Upon the case being submitted to them “for deliberation,” the statute then specifically provides the members shall be kept together. Why did not the act include the proceedings during the trial also if such was intended ?
It is further to be noted that in Burns’ §9-1908 it is provided that:
“The court shall grant a new trial . . .
“Second. When the jury has separated without leave of the court, after retiring to deliberate upon the verdict.” (Our italics.)
At no place in the causes set up for a motion for new trial is there a specification in the statute that a separation of the jury during the trial is a cause for a new trial. There is a provision, however, in the same section of the statute which states: “When the jury has been guilty of any misconduct tending to prevent a fair and due consideration of the case,” a new trial may be granted.

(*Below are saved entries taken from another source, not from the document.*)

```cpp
int romp_cam_to_trans(const float* cam, int N, float weight, float* trans, void* stream) {
    ROMP_REQUIRE(cam && trans && N >= 0, "romp_cam_to_trans: bad arguments");
    if (N == 0) return ROMP_OK;
    hipLaunchKernelGGL(cam_to_trans_kernel, dim3((N + 255) / 256), dim3(256), 0, (hipStream_t)stream, cam, N, weight, trans);
    ROMP_HIP_CHECK(hipGetLastError());
    return ROMP_OK;
}

int romp_estimate_translation(const float* joints, int N, int J, int K, const float* pj2d, float focal_length, float img_size,
                              float* trans, void* stream) {
    ROMP_REQUIRE(joints && pj2d && trans && N >= 0 && J > 0 && K >= 2 && K <= J, "romp_estimate_translation: bad arguments");
    if (N == 0) return ROMP_OK;
    hipLaunchKernelGGL(translation_lsq_kernel, dim3(N), dim3(64), 0, (hipStream_t)stream, joints, J, K, pj2d, (double)focal_length,
                       (double)img_size / 2.0, (double)img_size / 2.0, trans);
    ROMP_HIP_CHECK(hipGetLastError());
    return ROMP_OK;
}

int romp_project(const float* joints, int N, int J, const float* cam, const float* pad_info_host, float* pj2d,
                 float* pj2d_org, float* cam_trans, void* stream) {
    ROMP_REQUIRE(joints && cam && pad_info_host && pj2d && pj2d_org && cam_trans && N >= 0 && J > 0,
                 "romp_project: bad arguments");
    if (N == 0) return ROMP_OK;
    const float top = pad_info_host[0], left = pad_info_host[2], h = pad_info_host[4], w = pad_info_host[5];
    const float pad_size = h > w ? h : w;
    const int total = N * J;
    hipLaunchKernelGGL(project_kernel, dim3((total + 255) / 256), dim3(256), 0, (hipStream_t)stream, joints, N, J, cam,
                       pad_size, left, top, pj2d, pj2d_org, cam_trans);
    ROMP_HIP_CHECK(hipGetLastError());
    return ROMP_OK;
}

}
```

### romp_amd/csrc/smpl.hip

```cpp
#include "common.h"
#include <vector>

namespace romp {

constexpr int NV = 6890, NJ = 24, NPF = 207, NJOUT = 71, NREG = 26, NPICK = 21;
constexpr int PB = 16;
constexpr int NT = (NV + 63) / 64;
constexpr int MAXLV = NJ;

typedef float f2 __attribute__((ext_vector_type(2)));
__device__ __forceinline__ f2 pk_fma(f2 a, f2 b, f2 c) { return __builtin_elementwise_fma(a, b, c); }

struct Parents { int p[NJ]; };
struct Levels { int n; int start[MAXLV + 1]; int order[NJ]; };
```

We feel that a defendant in a case involving the death sentence has the mandatory right to require, upon request, that the jury be kept together during the trial and not be permitted to separate. In all other cases the court has the discretion to determine whether or not a jury should be kept together during the trial or be per*693mitted to separate under such directions and instructions as the court may give. The exercise of such discretion is reviewable by this Court for any alleged abuse. In such event, the defendant must show prejudicial error.
The judgment should be reversed.
Note. — Reported in 168 N. E. 2d 212.

. For a recognition of the practical difficulties in small communities, see State v. Ferguson (1939), — Mo. —, 133 S. W. 2d 1023.